I have read the Texas Rats have more attitude but every snake is different. 
I have 2 Texas x Grays CBB and they seem about the same as my wild caught Black Rats. 

All colubrids are more of a messy snake compared to a Ball Python or Boa. Metabolism is a bit different.


----------



## Tarantuloid (Mar 28, 2013)

3skulls said:


> Might be holding him like that to get a good shot.
> 
> I have read the Texas Rats have more attitude but every snake is different.
> I have 2 Texas x Grays CBB and they seem about the same as my wild caught Black Rats.
> ...


Would you say they are a good choice for someone who is looking for something outside of corn snakes and ball pythons? Can they tolerate handling okay? How often do you feed these snakes since the metabolism is different?


----------



## 3skulls (Mar 28, 2013)

Tarantuloid said:


> Would you say they are a good choice for someone who is looking for something outside of corn snakes and ball pythons? Can they tolerate handling okay? How often do you feed these snakes since the metabolism is different?


All my snakes are fed every 7 days, besides the Boas. 

I have never had a Corn but I would think they are pretty close. 
They are a more active snake. My Rats and Cal Kings like to come out and watch when I'm in the room. 
You can handle them without problems. But they are always on the move. 
They also get to a pretty good size but are slimmer. 


One of my WC Black Rats. 



Texas x Gray 



Mine are still very young. 

You might want to look into King snakes as well. 






My oldest, got him back in the early 90s 



I'm no expert but Im really into snakes too, any other questions and ill try to help. 

Pics if you pick it up!!


----------



## Tarantuloid (Mar 28, 2013)

3skulls said:


> All my snakes are fed every 7 days, besides the Boas.
> 
> I have never had a Corn but I would think they are pretty close.
> They are a more active snake. My Rats and Cal Kings like to come out and watch when I'm in the room.
> ...


Wow those are some nice looking snakes! Yeah I heard about the king snakes as well, what I've been doing is looking to rescue a snake that is being disowned rather than buying one from the pet store and I'm weighing my options. I might be getting this ball python too because he was sliced really bad with a knife before he was rescued. They treated him and he's been doing a lot better now, I think he just has this really bad scar where someone tried to kill him with a knife.


----------



## 3skulls (Mar 28, 2013)

Ah ok. 
Good on you!  I have some rescues in my collection 

Keep us updated.

Edit*
And thanks!!


----------



## Tarantuloid (Mar 28, 2013)

Unfortunately, the guy had just sold the rat snake while I posted this board D:


----------



## Niffarious (Mar 28, 2013)

For future reference, you aren't likely to find wild leucistic texas rats - these are captive bred animals. (Leucism is a colour morph where the animal is solid white, a detriment in the wild but popular in captivity.) And leucistic animals tend to be more aggressive than even normal texas rats.

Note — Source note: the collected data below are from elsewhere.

void describe_net(NetDesc& n, int id, int NL, int in_kind, int pe_freqs, int out, unsigned skip, bool dx0, int hid = AF_HID) {
  n.id = id; n.kern = (in_kind == AF_IN_PE3 && out == 2) ? AF_KIND_MAP_PE : id; n.NL = NL; n.in_kind = in_kind; n.out = out; n.skip = skip; n.dx0 = dx0; n.used = true;
  const int in_dim = in_kind == AF_IN_PE2 ? 2 : 3;
  n.pe_feats = in_kind == AF_IN_XYT ? 0 : 2 * in_dim * pe_freqs;
  n.pe_kind = in_kind == AF_IN_PE3 ? 2 : (in_kind == AF_IN_PE2 ? 1 : 0);
  n.in_feat0 = in_kind == AF_IN_XYT ? 3 : n.pe_feats;
  size_t off = 0;
  for (int l = 0; l < NL; ++l) {
    n.in_feat[l] = l == 0 ? n.in_feat0 : (AF_HID + (((skip >> l) & 1) ? n.pe_feats : 0));
    n.out_feat[l] = l == NL - 1 ? out : AF_HID;
    n.w_off[l] = off; off += (size_t)n.in_feat[l] * n.out_feat[l];
    n.b_off[l] = off; off += n.out_feat[l];
  }
  n.nparams = off;
  n.hid = hid; n.nlogical = off; n.lmap.clear();
  if (hid != AF_HID) {
    for (int l = 0; l < NL; ++l) {
      const int pin = n.in_feat[l], pout = n.out_feat[l];
      const int lout = l == NL - 1 ? out : hid;
      const int extra = l == 0 ? n.in_feat0 : (pin - AF_HID);
      const int lhid = l == 0 ? 0 : hid;
      for (int r = 0; r < lout; ++r) {
        for (int c = 0; c < lhid; ++c) n.lmap.push_back((uint32_t)(n.w_off[l] + (size_t)r * pin + c));
        for (int c = 0; c < extra; ++c) n.lmap.push_back((uint32_t)(n.w_off[l] + (size_t)r * pin + (l == 0 ? 0 : AF_HID) + c));
      }
      (void)pout;
      for (int r = 0; r < lout; ++r) n.lmap.push_back((uint32_t)(n.b_off[l] + r));
    }
    n.nlogical = n.lmap.size();
  }
}

size_t round_up(size_t v, size_t a) { return (v + a - 1) / a * a; }

void plan_images(NetDesc& n, size_t& f_cursor, size_t& b_cursor, size_t& bias_cursor) {
  n.f_base = f_cursor; n.b_base = b_cursor; n.bias_base = bias_cursor;
  bias_cursor += (size_t)n.NL * AF_HID;
  const int peg = n.in_kind == AF_IN_PE3 ? 4 : (n.in_kind == AF_IN_PE2 ? 5 : 0);
  size_t foff = 0;
  for (int l = 0; l < n.NL; ++l) {
    const bool last = l == n.NL - 1;
    const int mpad = last ? 4 : AF_HID;
    const int groups = (l == 0) ? (n.in_kind == AF_IN_XYT ? 1 : peg) : (32 + (((n.skip >> l) & 1) ? peg : 0));
    n.f_mpad[l] = mpad; n.f_groups[l] = groups;
    n.f_off[l] = n.f_base + foff / 4;
    const size_t gbytes = (size_t)2 * mpad * 16;
    if (l == 0 || last) {
      const size_t bytes = round_up(groups * gbytes, 4096);
      n.fchunks.push_back({(uint32_t)foff, (uint32_t)bytes});
      foff += bytes;
    } else {
      for (int c = 0; c < 4; ++c) { n.fchunks.push_back({(uint32_t)foff, (uint32_t)(8 * gbytes)}); foff += 8 * gbytes; }
      if ((n.skip >> l) & 1) { const size_t bytes = round_up(peg * gbytes, 4096); n.fchunks.push_back({(uint32_t)foff, (uint32_t)bytes}); foff += bytes; }
    }
  }
  f_cursor += foff / 4;
  size_t boff = 0;
  for (int l = 0; l < n.NL; ++l) { n.b_off_img[l] = -1; n.b_mpad[l] = 0; }
  for (int l = n.NL - 1; l >= (n.dx0 ? 0 : 1); --l) {
    const int mpad = l == 0 ? 64 : AF_HID;
    const int groups = l == n.NL - 1 ? 1 : 32;
    n.b_mpad[l] = mpad; n.b_off_img[l] = (long long)(n.b_base + boff / 4);
    const size_t gbytes = (size_t)2 * mpad * 16;
    if (groups * gbytes <= AF_CHUNK_MAX) { n.bchunks.push_back({(uint32_t)boff, (uint32_t)(groups * gbytes)}); boff += groups * gbytes; }
    else for (int c = 0; c < 4; ++c) { n.bchunks.push_back({(uint32_t)boff, (uint32_t)(8 * gbytes)}); boff += 8 * gbytes; }
  }
  b_cursor += boff / 4;
}

struct ChainFamily {
  int cls;
  int (*fwd)(MultiFwd*, int, hipStream_t);
  int (*bwd)(MultiBwd*, hipStream_t);
  int (*chunk_bytes)(int net, int which, int nl);
  int hid_chunks, wbytes;
};
const ChainFamily k_fp32 = {0, af_launch_fwd_multi, af_launch_bwd_multi, af_mlp_chunk_bytes, 4, 4};
const ChainFamily k_bf16x6 = {1, af_launch_fwd_multi_bf, af_launch_bwd_multi_bf, af_mlp_chunk_bytes_bf, 8, 6};
const ChainFamily k_f16x3 = {2, af_launch_fwd_multi_hf, af_launch_bwd_multi_hf, af_mlp_chunk_bytes_hf, 4, 4};
const ChainFamily& chain_family(int mlp_mode) { return mlp_mode == 3 ? k_f16x3 : (mlp_mode ? k_bf16x6 : k_fp32); }

bool plan_stream(NetDesc& n, StreamPlan& sp, const ChainFamily& fam, size_t& f_cursor, size_t& b_cursor) {
  const auto chunk_bytes = fam.chunk_bytes; const int hid_chunks = fam.hid_chunks;
  const int peg = n.in_kind == AF_IN_PE3 ? 4 : (n.in_kind == AF_IN_PE2 ? 5 : 0);
  const int cb_l0 = chunk_bytes(n.kern, 0, n.NL), cb_hid = chunk_bytes(n.kern, 1, n.NL), cb_skip = chunk_bytes(n.kern, 2, n.NL);
  const int cb_last = chunk_bytes(n.kern, 3, n.NL), cb_blast = chunk_bytes(n.kern, 4, n.NL), cb_bl0h = chunk_bytes(n.kern, 5, n.NL);
  for (int l = 0; l < AF_MAX_LAYERS; ++l) sp.f_hid[l] = sp.f_fp[l] = sp.b_hid[l] = sp.b_fp[l] = -1;
  sp.f_base = f_cursor; sp.b_base = b_cursor;
  size_t off = 0;
  sp.f_fp[0] = (long long)off; off += cb_l0;
  if ((size_t)cb_l0 < round_up((size_t)(n.in_kind == AF_IN_XYT ? 1 : peg) * 2 * AF_HID * 16, 4096)) return false;
  for (int l = 1; l < n.NL - 1; ++l) {
    sp.f_hid[l] = (long long)off; off += (size_t)hid_chunks * cb_hid;
    if ((n.skip >> l) & 1) { sp.f_fp[l] = (long long)off; off += cb_skip; }
  }
  sp.f_fp[n.NL - 1] = (long long)off; off += cb_last;
  f_cursor += off;
  off = 0;
  sp.b_fp[n.NL - 1] = (long long)off; off += cb_blast;
  for (int l = n.NL - 2; l >= 1; --l) { sp.b_hid[l] = (long long)off; off += (size_t)hid_chunks * cb_hid; }
  if (n.dx0) { sp.b_fp[0] = (long long)off; off += (size_t)2 * cb_bl0h; }
  b_cursor += off;
  return hid_chunks * cb_hid == AF_HID * AF_HID * fam.wbytes && cb_blast == 2 * AF_HID * 16 && 2 * cb_bl0h == 32 * 2 * 64 * 16;
}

I have never met a nice one, and I have been bitten by several of different ages. 

They are beautiful but I do concur with your source who said they were both aggressive and messy.

There are a lot of species of colubrids with extremely striking morphs that have far better temperaments, if that is a concern for you.


----------



## Tarantuloid (Mar 28, 2013)

Niffarious said:


> For future reference, you aren't likely to find wild leucistic texas rats - these are captive bred animals. (Leucism is a colour morph where the animal is solid white, a detriment in the wild but popular in captivity.) And leucistic animals tend to be more aggressive than even normal texas rats. I have never met a nice one, and I have been bitten by several of different ages.
> 
> They are beautiful but I do concur with your source who said they were both aggressive and messy.
> 
> There are a lot of species of colubrids with extremely striking morphs that have far better temperaments, if that is a concern for you.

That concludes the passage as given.